The two other topics we’ll be looking at in the workshop very broadly is sort of the rise of digital identity and the importance it plays today and it’s really become sort of a table stake sort of thing and the real sort of thread of implications there is around strong customer authentication which is now and has been for a couple years a legal requirement in the EU that all payments be strongly that the account holder behind all payments be strongly authenticated. A lot of people mistakenly think that’s something that’s just a cards thing it’s it’s not it’s all payments across all payment systems in Europe require the sender or the account holder to be strongly authenticated and that’s a trend all over the world and we see it most vividly as a trend in India right now, which a couple months ago turned off from a regular point of view turned off the ability for online merchants to do recurring card transactions without the customer’s permission. So we’re moving to a world where it’s going to be different, you’re going to have to have permission to take money out of bank accounts and it’s going to be a little bit of a safer world probably, but it’s going to be very frustrating for businesses that are sort of built on the premise that they should be able to take money out of customers bank accounts and I’ll tell you George, the you know when you talk about strongly authenticating customers the technical requirement there is two-factor authentication and we were talking in a workshop one time about how now in Europe two-factor authentication is required for all payments and someone raised their hand and said in the US how many factors of authentication are required and the answer is zero. It’s not like we only have one factor of authentication, we don’t have any, and so two-factor authentication could spread around the world the same way that ship cards have spread around the world, you know we could easily find ourselves doing a strong authentication on all purchases in the United States five years from now.

 

George Peabody, Host, Glenbrook Partners:
And I hope we have a better method than SMS, text messaging for doing it because that methodology is pretty easy to spoof. Well, this sounds like it’s gonna be a lot of fun.

 

Russ Jones:

Yeah, and and we’re also gonna talk about I know a topic you’re really point on which is sort of hyper specialization in fintechs what you like to call multiplayer fintechs, we’re going to take a little bit deeper view about that and see how fintechs are enabling fintechs to build really interesting solutions in the marketplace.

 

George Peabody, Host, Glenbrook Partners:

This is such a fundamental, so this is disruption to me, where not only how enterprises have merchants accept payments or actually then they have the ability to expose new services through partnerships to their customers, you know said for the first victims has been the traditional merchant acquiring business and now boy what what a small firm can bring to a specific vertical market beyond their core role of automating an individual business function to be able to bring along all these other financial capabilities whether it’s insurance or payments lending of course it’s extraordinary.

 

Russ Jones:

Anyway, it should be a great workshop. It’s personally, my favorite workshop that we do of the year because we get a chance to really reflect on what are the big arc stories about how the payments industry is changing.
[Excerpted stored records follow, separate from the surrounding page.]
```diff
-                if (e_cnt > RTGR_EARLY_BUF / 2) { flush_early(A, early_buf, e_cnt, lane); e_cnt = 0; }
-            }
+            t = t_n; dt = dt_n; lq = lq_n; nacc = nacc_n;
         }
     }
     if constexpr (MODE == MODE_FAR) {
```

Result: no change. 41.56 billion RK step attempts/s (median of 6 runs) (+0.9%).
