@@ -530,21 +627,7 @@
         if (i < ns) { ml[i] = mml[i * RS + rl]; a4[i] = macc[c4 * mrg_stride + i * RS + rl]; }
         else { ml[i] = make_float2(-INFINITY, 0.f); a4[i] = make_float4(0.f, 0.f, 0.f, 0.f); }
       }
-      float M = -INFINITY;
-#pragma unroll
-      for (int i = 0; i < MAX_SPLIT; ++i) M = fmaxf(M, ml[i].x);
-      float den = 0.f;
-      float4 o4 = make_float4(0.f, 0.f, 0.f, 0.f);
-#pragma unroll
-      for (int i = 0; i < MAX_SPLIT; ++i) {
-        const float w = ml[i].x == -INFINITY ? 0.f : ex2(ml[i].x - M);
-        den += ml[i].y * w;
-        o4.x += a4[i].x * w; o4.y += a4[i].y * w; o4.z += a4[i].z * w; o4.w += a4[i].w * w;
-      }
-      const float inv = den > 0.f ? 1.f / den : 0.f;
-      __nv_bfloat162 b0 = __floats2bfloat162_rn(o4.x * inv, o4.y * inv), b1 = __floats2bfloat162_rn(o4.z * inv, o4.w * inv);
-      reinterpret_cast<uint2 *>(p.out + ((row0 + rn) * p.n_q_heads + hq0 + rh) * HD)[c4] =
-          make_uint2(*reinterpret_cast<uint32_t *>(&b0), *reinterpret_cast<uint32_t *>(&b1));
+      reinterpret_cast<uint2 *>(p.out + ((row0 + rn) * p.n_q_heads + hq0 + rh) * HD)[c4] = combine4(ml, a4);
     }
   }
   if (tid == 0) DBG(12);
@@ -562,6 +645,11 @@
   int heads_per_cta, n_groups, n_split, mask_words, tiles_per_cta;
   unsigned long long *dbg;
   __nv_bfloat16 *k_base, *v_base;
+  int max_clusters[MAX_SPLIT + 1];
+  int merge_mode;
+  float4 *gm_acc;
+  float2 *gm_ml;
+  int *gm_count;
 };
 
 typedef CUresult (*EncodeTiledFn)(CUtensorMap *, CUtensorMapDataType, cuuint32_t, void *, const cuuint64_t *,
@@ -622,7 +710,33 @@
   }
   p->dbg = nullptr;
   p->k_base = (__nv_bfloat16 *)d_k_cache; p->v_base = (__nv_bfloat16 *)d_v_cache;
-  if (rc != PIA_OK) { delete p; return rc; }
+  p->merge_mode = 0;
+  if (const char *e = getenv("PIA_ATTN_MERGE")) p->merge_mode = !strcmp(e, "cluster") ? 1 : !strcmp(e, "global") ? 2 : 0;
+  for (int c = 0; c <= MAX_SPLIT; ++c) p->max_clusters[c] = 1 << 30;
+  for (int c = 2; rc == PIA_OK && c <= ns; ++c) {
+    cudaLaunchConfig_t lc = {};
+    lc.gridDim = dim3(c, p->n_groups, 1); lc.blockDim = dim3(NTHREADS); lc.dynamicSmemBytes = SMEM_TOTAL;
+    cudaLaunchAttribute at;
+    at.id = cudaLaunchAttributeClusterDimension;
+    at.val.clusterDim.x = c; at.val.clusterDim.y = 1; at.val.clusterDim.z = 1;
+    lc.attrs = &at; lc.numAttrs = 1;
+    int nc = 0;
+    if (cudaOccupancyMaxActiveClusters(&nc, k_tree_attn, &lc) == cudaSuccess && nc > 0) p->max_clusters[c] = nc;
+    else cudaGetLastError();
+  }
+  p->gm_acc = nullptr; p->gm_ml = nullptr; p->gm_count = nullptr;
+  if (rc == PIA_OK && ns > 1) {
+    const size_t rows = (size_t)p->n_groups * ns * 128, groups = (size_t)p->n_groups * ns;
+    if (cudaMalloc(&p->gm_acc, rows * HD * sizeof(float)) != cudaSuccess ||
+        cudaMalloc(&p->gm_ml, rows * sizeof(float2)) != cudaSuccess ||
+        cudaMalloc(&p->gm_count, groups * sizeof(int)) != cudaSuccess ||
+        cudaMemset(p->gm_count, 0, groups * sizeof(int)) != cudaSuccess) {
+      cudaGetLastError();
+      set_error("out of device memory for the attention merge workspace");
+      rc = PIA_ERR_CUDA;
+    }
+  }
+  if (rc != PIA_OK) { pia_attn_plan_destroy(p); return rc; }
   *out = p;
   return PIA_OK;
 }
@@ -639,15 +753,20 @@
 }
 
 extern "C" int pia_attn_plan_destroy(pia_attn_plan_t *p) {
-  if (p) delete p;
+  if (p) {
+    cudaFree(p->gm_acc); cudaFree(p->gm_ml); cudaFree(p->gm_count);
+    delete p;
+  }
   return PIA_OK;
 }
 
 static int attn_launch(pia_attn_plan_t *p, int layer, const void *d_q, const void *d_qkv, const void *d_cos,
                        const void *d_sin, int max_pos, const uint64_t *d_mask, const pia_slots_t *slots, float scale_mul,
-                       void *d_out, void *stream) {
+                       void *d_out, void *stream, const void *d_l2 = nullptr, int64_t l2_bytes = 0) {
   const bool fused = d_qkv != nullptr;
   PIA_REQUIRE(p && (d_q || d_qkv) && d_mask && slots && slots->d_n && slots->d_prefix_len && d_out, "null argument");
+  PIA_REQUIRE(l2_bytes >= 0 && (l2_bytes == 0 || (d_l2 && l2_bytes % 16 == 0 && ((uintptr_t)d_l2 & 15) == 0)),
+              "L2 prefetch range must be 16-byte aligned and a multiple of 16 bytes");
   PIA_REQUIRE(layer >= 0 && layer < p->cfg.n_layers, "layer %d outside [0,%d)", layer, p->cfg.n_layers);
   PIA_REQUIRE(slots->batch >= 1 && slots->batch <= 65535 && slots->rows_per_slot >= 1 &&
                   slots->rows_per_slot <= p->cfg.max_nodes, "bad slot table");
@@ -672,6 +791,10 @@
   if (ns < 1) ns = 1;
   a.n_split = ns; a.tiles_per_cta = p->tiles_per_cta;
   a.out = (__nv_bfloat16 *)d_out; a.dbg = p->dbg;
+  a.l2_base = (const char *)d_l2; a.l2_bytes = l2_bytes;
+  const int clusters = p->n_groups * slots->batch;
+  a.gmerge = ns > 1 && (p->merge_mode == 2 || (p->merge_mode == 0 && clusters > p->max_clusters[ns])) ? 1 : 0;
+  a.gm_acc = p->gm_acc; a.gm_ml = p->gm_ml; a.gm_count = p->gm_count;
   a.fused = fused ? 1 : 0;
   a.qkv = (const __nv_bfloat16 *)d_qkv; a.cos_t = (const __nv_bfloat16 *)d_cos; a.sin_t = (const __nv_bfloat16 *)d_sin;
   a.max_pos = max_pos;
@@ -681,7 +804,7 @@
   a.scale_log2 = scale_mul * 1.4426950408889634f / sqrtf((float)HD);
   cudaStream_t s = (cudaStream_t)stream;
   PIA_CUDA_CHECK(launch_kernel_cluster(k_tree_attn, dim3(ns, p->n_groups, slots->batch), dim3(NTHREADS), SMEM_TOTAL, s,
-                                       (unsigned)ns, p->map_k, p->map_v, a));
+                                       a.gmerge ? 1u : (unsigned)ns, p->map_k, p->map_v, a));
   count_launch();
   return PIA_OK;
 }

George Peabody, Host, Glenbrook Partners:
I’m getting it’s your, you know, it’s not just here’s what happened but it’s here’s what it could mean looking ahead.

 

Russ Jones:

Yeah and in our workshop it’s not the what, yeah we talk about the what but we also talk about the why, a whole lot, and we talk about the implications of what things mean. So we take that general approach across all of our workshops and so when we look at innovation it’s not just what’s innovative but why it is innovative what are the implications of that innovation.

George Peabody, Host, Glenbrook Partners:
Great. Well, I’ll probably look, I might attend by looking over your shoulder, I know what this is you and Yvette are going to be running it and I can’t think of a better pair to deliver the workshop so I know you’ll enjoy it, great to have you back on Payments on Fire, we’ll talk again soon.

Russ Jones:
Alright, thank you for having me George.